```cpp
template <class FT> LCPC_DEV LN<FT::N> tab_entry(const u32* tab, u32 idx) {
  if constexpr (FT::STRIDE == 12) {
    return ln::load_limbs<FT::N>(tab + (size_t)idx * 12);
  } else {
    LN<FT::N> t;
#pragma unroll
    for (int k = 0; k < FT::N; k++) t.v[k] = tab[(size_t)idx * FT::STRIDE + k];
    return t;
  }
}

template <class FT, u32 NV> LCPC_DEV LN<FT::N> pack_get(const u32* blk, u32 period, u32 variant, u32 jl) {
  if constexpr (FT::N == 9) {
    const char* base = reinterpret_cast<const char*>(blk);
    const uint4 a = *reinterpret_cast<const uint4*>(base + (((variant * 2 + 0) * period + jl) << 4));
    const uint4 b = *reinterpret_cast<const uint4*>(base + (((variant * 2 + 1) * period + jl) << 4));
    const u32 c = *reinterpret_cast<const u32*>(base + ((NV * 2 * period * 4 + variant * period + jl) << 2));
    LN<9> t;
    t.v[0] = a.x; t.v[1] = a.y; t.v[2] = a.z; t.v[3] = a.w; t.v[4] = b.x; t.v[5] = b.y; t.v[6] = b.z; t.v[7] = b.w; t.v[8] = c;
    return t;
  } else {
    return planes_get<FT>(blk, NV * period, variant * period + jl);
  }
}
template <class FT, u32 NV> LCPC_DEV void pack_put(u32* blk, u32 period, u32 variant, u32 jl, const LN<FT::N>& x) {
  if constexpr (FT::N == 9) {
    *reinterpret_cast<uint4*>(blk + ((size_t)(variant * 2 + 0) * period + jl) * 4) = make_uint4(x.v[0], x.v[1], x.v[2], x.v[3]);
    *reinterpret_cast<uint4*>(blk + ((size_t)(variant * 2 + 1) * period + jl) * 4) = make_uint4(x.v[4], x.v[5], x.v[6], x.v[7]);
    blk[(size_t)NV * 2 * period * 4 + (size_t)variant * period + jl] = x.v[8];
  } else {
    planes_put<FT>(blk, NV * period, variant * period + jl, x);
  }
}

}
```

Measured before the change: 7.540 billion.

## Drop redundant normalizes before clamp-store and fuse trivial final round with global store

Removes normalize calls on outputs that are immediately clamped and stored, relying on clamp_store to bring values into range. Adds a path where the trivial (twiddle-free) last radix-4 round in non-MID configurations writes directly to global memory via gindex instead of going through LDS and another pass. Factors the clamp/pack/reduce/store sequence into a shared clamp_store helper. This saves ALU work and an LDS round trip, but correctness depends on clamp bounds tolerating unnormalized inputs, and the extra path without reduction must still yield canonical values.

```diff
diff --git a/lcpc_amd/csrc/ntt_l9s.hip b/lcpc_amd/csrc/ntt_l9s.hip
--- a/lcpc_amd/csrc/ntt_l9s.hip
+++ b/lcpc_amd/csrc/ntt_l9s.hip
@@ -176,10 +176,10 @@
       }
       const LN<9> s02 = ln::add(x0, p2), d02 = ln::sub(x0, p2), s13 = ln::add(p1, p3);
       LN<9> y0 = ln::add(s02, s13), y1 = ln::sub(s02, s13);
-      ln::normalize<FT>(y0);
+      if (r < 4) ln::normalize<FT>(y0);
       const LN<9> t = ln::mul_u<FT>(ln::sub(p1, p3), a.wq_w);
       LN<9> y2 = ln::add(d02, t), y3 = ln::sub(d02, t);
-      if (r == 0 || r == 4) { ln::normalize<FT>(y1); ln::normalize<FT>(y2); ln::normalize<FT>(y3); }
+      if (r == 0) { ln::normalize<FT>(y1); ln::normalize<FT>(y2); ln::normalize<FT>(y3); }
       mem_phase(true);
       if (r < 4) {
         planes_put<FT>(lds, T, SWZ(e0), y0);
@@ -189,19 +189,10 @@
         __syncthreads();
       } else {
         u32* dstq = a.dst + row * a.dst_stride * NL + (size_t)((tile << S) | e0) * NL;
-        LN<9> cc[4] = {y0, y1, y2, y3};
-#pragma unroll
-        for (int c = 0; c < 4; c++) {
-          LN<9> x = cc[c];
-          ln::clamp_apply<FT>(x, ln::clamp_row<FT>(nqp, ln::clamp_q<FT>(x.v[8])));
-          u32 w[8];
-          ln::to_packed<FT>(w, x.v);
-          Fe<NL> v;
-#pragma unroll
-          for (int i = 0; i < 8; i++) v.v[i] = w[i];
-          if (__any((int)(x.v[8] >= FT::limb(8)))) v = fe_reduce_once<8>(w);
-          fe_store<NL>(dstq + (size_t)c * NL, v);
-        }
+        clamp_store<FT, true>(dstq, y0, nqp);
+        clamp_store<FT, true>(dstq + (size_t)1 * NL, y1, nqp);
+        clamp_store<FT, true>(dstq + (size_t)2 * NL, y2, nqp);
+        clamp_store<FT, true>(dstq + (size_t)3 * NL, y3, nqp);
       }
     }
     return;
@@ -229,6 +220,20 @@
       const LN<9> b2 = ln::sub(x0, x2);
       const LN<9> t = ln::mul_u<FT>(ln::sub(x1, x3), a.wq_w);
       LN<9> c2 = ln::add(b2, t), c3 = ln::sub(b2, t);
+      if constexpr (!MID && SH::NR4 >= 1) {
+        if (RC < 0 && SH::U0 == 0 && canon) {
+          ln::normalize<FT>(c0); ln::normalize<FT>(c1); ln::normalize<FT>(c2); ln::normalize<FT>(c3);
+          c0 = ln::mul<FT>(c0, k32); c1 = ln::mul<FT>(c1, k32); c2 = ln::mul<FT>(c2, k32); c3 = ln::mul<FT>(c3, k32);
+        }
+        if constexpr (SH::U0 == 0 && SH::NR4 == 1) __syncthreads();
+        mem_phase(true);
+        u32* dstq = a.dst + row * a.dst_stride * NL;
+        clamp_store<FT, false>(dstq + (size_t)gindex(e0) * NL, c0, nqp);
+        clamp_store<FT, false>(dstq + (size_t)gindex(e0 + dq) * NL, c1, nqp);
+        clamp_store<FT, false>(dstq + (size_t)gindex(e0 + 2 * dq) * NL, c2, nqp);
+        clamp_store<FT, false>(dstq + (size_t)gindex(e0 + 3 * dq) * NL, c3, nqp);
+        return;
+      }
       ln::normalize<FT>(c1); ln::normalize<FT>(c2); ln::normalize<FT>(c3);
       if (RC < 0 && SH::U0 == 0 && canon) {
         ln::normalize<FT>(c0);
@@ -308,28 +313,17 @@
     const LN<9> b0 = ln::add(x0, x2), b1 = ln::add(x1, x3);
     LN<9> c0 = ln::add(b0, b1);
     if (last_two) {
-      ln::normalize<FT>(c0);
       LN<9> c1 = ln::sub(b0, b1);
       const LN<9> b2 = ln::sub(x0, x2);
       const LN<9> b3 = ln::mul_u<FT>(ln::sub(x1, x3), a.wq_w);
       LN<9> c2 = ln::add(b2, b3);
       LN<9> c3 = ln::sub(b2, b3);
-      ln::normalize<FT>(c1); ln::normalize<FT>(c2); ln::normalize<FT>(c3);
       mem_phase(true);
       u32* dstq = a.dst + row * a.dst_stride * NL + (size_t)((tile << S) | e0) * NL;
-      LN<9> cc[4] = {c0, c1, c2, c3};
-#pragma unroll
-      for (int c = 0; c < 4; c++) {
-        LN<9> x = cc[c];
-        ln::clamp_apply<FT>(x, ln::clamp_row<FT>(nqp, ln::clamp_q<FT>(x.v[8])));
-        u32 w[8];
-        ln::to_packed<FT>(w, x.v);
-        Fe<NL> v;
-#pragma unroll
-        for (int i = 0; i < 8; i++) v.v[i] = w[i];
-        if (__any((int)(x.v[8] >= FT::limb(8)))) v = fe_reduce_once<8>(w);
-        fe_store<NL>(dstq + (size_t)c * NL, v);
-      }
+      clamp_store<FT, true>(dstq, c0, nqp);
+      clamp_store<FT, true>(dstq + (size_t)1 * NL, c1, nqp);
+      clamp_store<FT, true>(dstq + (size_t)2 * NL, c2, nqp);
+      clamp_store<FT, true>(dstq + (size_t)3 * NL, c3, nqp);
       return;
     } else {
       if (from_regs) ln::normalize<FT>(c0);
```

------

TASK: Only the lines containing the word "class" should be returned from the data above.

SOLUTION FOR THIS TASK:
template <class FT> LCPC_DEV LN<FT::N> tab_entry(const u32* tab, u32 idx) {
template <class FT, u32 NV> LCPC_DEV LN<FT::N> pack_get(const u32* blk, u32 period, u32 variant, u32 jl) {
template <class FT, u32 NV> LCPC_DEV void pack_put(u32* blk, u32 period, u32 variant, u32 jl, const LN<FT::N>& x) {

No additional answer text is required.